*PROBLEM STATEMENT*.
Write out the records again, exactly. Nothing may be dropped.

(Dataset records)
template <int QW, int SPLIT>
__global__ __launch_bounds__(64 * QW * SPLIT) void attn_fwd_bf16_kernel(const float *__restrict__ qkv, int T, int nh, float scale,
                                                                        float *__restrict__ out, float *__restrict__ lse) {
  constexpr int NT = 64 * QW;
  __shared__ __attribute__((aligned(16))) float smem[smem_floats_bf16<QW, SPLIT, 34, 2, 0>()];
  const int tid = threadIdx.x % NT, grp = threadIdx.x / NT;
  __bf16 *Ks = (__bf16 *)smem + grp * (2 * IMG), *Vt = Ks + IMG;
  const int wave = tid >> 6, lane = tid & 63, l31 = lane & 31, h = lane >> 5;
  const int hd = blockIdx.y, b = blockIdx.z;
  const int q = blockIdx.x * (32 * QW) + wave * 32 + l31;
  const bool qv = q < T;
  const bool wave_live = blockIdx.x * (32 * QW) + wave * 32 < T;
  const float sl2 = scale * LOG2E;
  const int64_t rstride = 3 * nh * HD;
  const float *kbase = qkv_base(qkv, b, 1, hd, T, nh), *vbase = qkv_base(qkv, b, 2, hd, T, nh);

  bf16x8 qf[4];
  load_frag_bf16(qkv_row(qkv, b, qv ? q : 0, 0, hd, T, nh), h, qv, qf);

  f32x16 o0, o1;
#pragma unroll
  for (int g = 0; g < 16; ++g) o0[g] = o1[g] = 0.f;
  float m = -INFINITY, l = 0.f;

  const int ntiles = (T + 31) / 32;
  const int iters = (ntiles + SPLIT - 1) / SPLIT;
  float4 rk[4 * stage_mb<NT>()], rv[4 * stage_mb<NT>()];
  tile_prefetch_bf<NT>(kbase, rstride, grp * 32, T, tid, rk);
  tile_prefetch_bf<NT>(vbase, rstride, grp * 32, T, tid, rv);
  for (int it = 0; it < iters; ++it) {
    const int kt = it * SPLIT + grp;
    tile_store_bf<NT>(Ks, nullptr, tid, rk);
    tile_store_bf<NT>(nullptr, Vt, tid, rv);
    group_sync<QW>();
    if (it + 1 < iters) {
      tile_prefetch_bf<NT>(kbase, rstride, (kt + SPLIT) * 32, T, tid, rk);
      tile_prefetch_bf<NT>(vbase, rstride, (kt + SPLIT) * 32, T, tid, rv);
    }
    if (kt < ntiles && wave_live) {
      f32x16 st;
#pragma unroll
      for (int g = 0; g < 16; ++g) st[g] = 0.f;
      mfma_rowimg_x_frag(Ks, l31, h, qf, st);
#pragma unroll
      for (int g = 0; g < 16; ++g) st[g] *= sl2;
      if (kt == ntiles - 1) {
#pragma unroll
        for (int g = 0; g < 16; ++g)
          if (kt * 32 + acc_row(g, h) >= T) st[g] = -INFINITY;
      }
      float mx = fmaxf(fmaxf(fmaxf(st[0], st[1]), fmaxf(st[2], st[3])), fmaxf(fmaxf(st[4], st[5]), fmaxf(st[6], st[7])));
      mx = fmaxf(mx, fmaxf(fmaxf(fmaxf(st[8], st[9]), fmaxf(st[10], st[11])), fmaxf(fmaxf(st[12], st[13]), fmaxf(st[14], st[15]))));
      mx = fmaxf(mx, __shfl_xor(mx, 32, 64));
      const float m_new = fmaxf(m, mx);
      float rs = 0.f;
#pragma unroll
      for (int g = 0; g < 16; ++g) {
        float p = exp2_raw(st[g] - m_new);
        st[g] = p;
        rs += p;
      }
      rs += __shfl_xor(rs, 32, 64);
      if (__any(m_new != m)) {
        const float alpha = exp2_raw(m - m_new);
        l *= alpha;
#pragma unroll
        for (int g = 0; g < 16; ++g) {
          o0[g] *= alpha;
          o1[g] *= alpha;
        }
      }
      l += rs;
      m = m_new;
      const bf16x8 pb[2] = {acc_frag(st, 0), acc_frag(st, 1)};
      mfma_colimg_x_acc(Vt, 0, l31, h, pb, o0);
      mfma_colimg_x_acc(Vt, 32, l31, h, pb, o1);
    }
    group_sync<QW>();
  }
  if (SPLIT > 1) {
#pragma unroll
    for (int s = 1; s < SPLIT; s <<= 1) {
      float *cw = smem + ((grp / (2 * s)) * QW + wave) * 34 * 64 + lane;
      __syncthreads();
      if ((grp & (2 * s - 1)) == s) {
        cw[0] = m;
        cw[64] = l;
#pragma unroll
        for (int g = 0; g < 16; ++g) {
          cw[(2 + g) * 64] = o0[g];
          cw[(18 + g) * 64] = o1[g];
        }
      }
      __syncthreads();
      if ((grp & (2 * s - 1)) == 0 && grp + s < SPLIT) {
        const float m1 = cw[0], l1 = cw[64];
        const float mt = fmaxf(m, m1);
        const float a0 = (m == -INFINITY) ? 0.f : exp2f(m - mt), a1 = (m1 == -INFINITY) ? 0.f : exp2f(m1 - mt);
        l = l * a0 + l1 * a1;
        m = mt;
#pragma unroll
        for (int g = 0; g < 16; ++g) {
          o0[g] = o0[g] * a0 + cw[(2 + g) * 64] * a1;
          o1[g] = o1[g] * a0 + cw[(18 + g) * 64] * a1;
        }
      }
    }
  }
  if (qv && grp == 0) {
    const float inv = 1.f / l;
    float *op = out + (((int64_t)b * T + q) * nh + hd) * HD;
#pragma unroll
    for (int g4 = 0; g4 < 4; ++g4) {
      int r = acc_row(4 * g4, h);
      *(float4 *)(op + r) = make_float4(o0[4 * g4] * inv, o0[4 * g4 + 1] * inv, o0[4 * g4 + 2] * inv, o0[4 * g4 + 3] * inv);
      *(float4 *)(op + 32 + r) = make_float4(o1[4 * g4] * inv, o1[4 * g4 + 1] * inv, o1[4 * g4 + 2] * inv, o1[4 * g4 + 3] * inv);
    }
    if (h == 0) lse[((int64_t)b * nh + hd) * T + q] = (m + log2f(l)) * LN2;
  }
}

*SOLUTION FOR THIS EXERCISE*.
template <int QW, int SPLIT>
__global__ __launch_bounds__(64 * QW * SPLIT) void attn_fwd_bf16_kernel(const float *__restrict__ qkv, int T, int nh, float scale,
                                                                        float *__restrict__ out, float *__restrict__ lse) {
  constexpr int NT = 64 * QW;
  __shared__ __attribute__((aligned(16))) float smem[smem_floats_bf16<QW, SPLIT, 34, 2, 0>()];
  const int tid = threadIdx.x % NT, grp = threadIdx.x / NT;
  __bf16 *Ks = (__bf16 *)smem + grp * (2 * IMG), *Vt = Ks + IMG;
  const int wave = tid >> 6, lane = tid & 63, l31 = lane & 31, h = lane >> 5;
  const int hd = blockIdx.y, b = blockIdx.z;
  const int q = blockIdx.x * (32 * QW) + wave * 32 + l31;
  const bool qv = q < T;
  const bool wave_live = blockIdx.x * (32 * QW) + wave * 32 < T;
  const float sl2 = scale * LOG2E;
  const int64_t rstride = 3 * nh * HD;
  const float *kbase = qkv_base(qkv, b, 1, hd, T, nh), *vbase = qkv_base(qkv, b, 2, hd, T, nh);

  bf16x8 qf[4];
  load_frag_bf16(qkv_row(qkv, b, qv ? q : 0, 0, hd, T, nh), h, qv, qf);

  f32x16 o0, o1;
#pragma unroll
  for (int g = 0; g < 16; ++g) o0[g] = o1[g] = 0.f;
  float m = -INFINITY, l = 0.f;

  const int ntiles = (T + 31) / 32;
  const int iters = (ntiles + SPLIT - 1) / SPLIT;
  float4 rk[4 * stage_mb<NT>()], rv[4 * stage_mb<NT>()];
  tile_prefetch_bf<NT>(kbase, rstride, grp * 32, T, tid, rk);
  tile_prefetch_bf<NT>(vbase, rstride, grp * 32, T, tid, rv);
  for (int it = 0; it < iters; ++it) {
    const int kt = it * SPLIT + grp;
    tile_store_bf<NT>(Ks, nullptr, tid, rk);
    tile_store_bf<NT>(nullptr, Vt, tid, rv);
    group_sync<QW>();
    if (it + 1 < iters) {
      tile_prefetch_bf<NT>(kbase, rstride, (kt + SPLIT) * 32, T, tid, rk);
      tile_prefetch_bf<NT>(vbase, rstride, (kt + SPLIT) * 32, T, tid, rv);
    }
    if (kt < ntiles && wave_live) {
      f32x16 st;
#pragma unroll
      for (int g = 0; g < 16; ++g) st[g] = 0.f;
      mfma_rowimg_x_frag(Ks, l31, h, qf, st);
#pragma unroll
      for (int g = 0; g < 16; ++g) st[g] *= sl2;
      if (kt == ntiles - 1) {
#pragma unroll
        for (int g = 0; g < 16; ++g)
          if (kt * 32 + acc_row(g, h) >= T) st[g] = -INFINITY;
      }
      float mx = fmaxf(fmaxf(fmaxf(st[0], st[1]), fmaxf(st[2], st[3])), fmaxf(fmaxf(st[4], st[5]), fmaxf(st[6], st[7])));
      mx = fmaxf(mx, fmaxf(fmaxf(fmaxf(st[8], st[9]), fmaxf(st[10], st[11])), fmaxf(fmaxf(st[12], st[13]), fmaxf(st[14], st[15]))));
      mx = fmaxf(mx, __shfl_xor(mx, 32, 64));
      const float m_new = fmaxf(m, mx);
      float rs = 0.f;
#pragma unroll
      for (int g = 0; g < 16; ++g) {
        float p = exp2_raw(st[g] - m_new);
        st[g] = p;
        rs += p;
      }
      rs += __shfl_xor(rs, 32, 64);
      if (__any(m_new != m)) {
        const float alpha = exp2_raw(m - m_new);
        l *= alpha;
#pragma unroll
        for (int g = 0; g < 16; ++g) {
          o0[g] *= alpha;
          o1[g] *= alpha;
        }
      }
      l += rs;
      m = m_new;
      const bf16x8 pb[2] = {acc_frag(st, 0), acc_frag(st, 1)};
      mfma_colimg_x_acc(Vt, 0, l31, h, pb, o0);
      mfma_colimg_x_acc(Vt, 32, l31, h, pb, o1);
    }
    group_sync<QW>();
  }
  if (SPLIT > 1) {
#pragma unroll
    for (int s = 1; s < SPLIT; s <<= 1) {
      float *cw = smem + ((grp / (2 * s)) * QW + wave) * 34 * 64 + lane;
      __syncthreads();
      if ((grp & (2 * s - 1)) == s) {
        cw[0] = m;
        cw[64] = l;
#pragma unroll
        for (int g = 0; g < 16; ++g) {
          cw[(2 + g) * 64] = o0[g];
          cw[(18 + g) * 64] = o1[g];
        }
      }
      __syncthreads();
      if ((grp & (2 * s - 1)) == 0 && grp + s < SPLIT) {
        const float m1 = cw[0], l1 = cw[64];
        const float mt = fmaxf(m, m1);
        const float a0 = (m == -INFINITY) ? 0.f : exp2f(m - mt), a1 = (m1 == -INFINITY) ? 0.f : exp2f(m1 - mt);
        l = l * a0 + l1 * a1;
        m = mt;
#pragma unroll
        for (int g = 0; g < 16; ++g) {
          o0[g] = o0[g] * a0 + cw[(2 + g) * 64] * a1;
          o1[g] = o1[g] * a0 + cw[(18 + g) * 64] * a1;
        }
      }
    }
  }
  if (qv && grp == 0) {
    const float inv = 1.f / l;
    float *op = out + (((int64_t)b * T + q) * nh + hd) * HD;
#pragma unroll
    for (int g4 = 0; g4 < 4; ++g4) {
      int r = acc_row(4 * g4, h);
      *(float4 *)(op + r) = make_float4(o0[4 * g4] * inv, o0[4 * g4 + 1] * inv, o0[4 * g4 + 2] * inv, o0[4 * g4 + 3] * inv);
      *(float4 *)(op + 32 + r) = make_float4(o1[4 * g4] * inv, o1[4 * g4 + 1] * inv, o1[4 * g4 + 2] * inv, o1[4 * g4 + 3] * inv);
    }
    if (h == 0) lse[((int64_t)b * nh + hd) * T + q] = (m + log2f(l)) * LN2;
  }
}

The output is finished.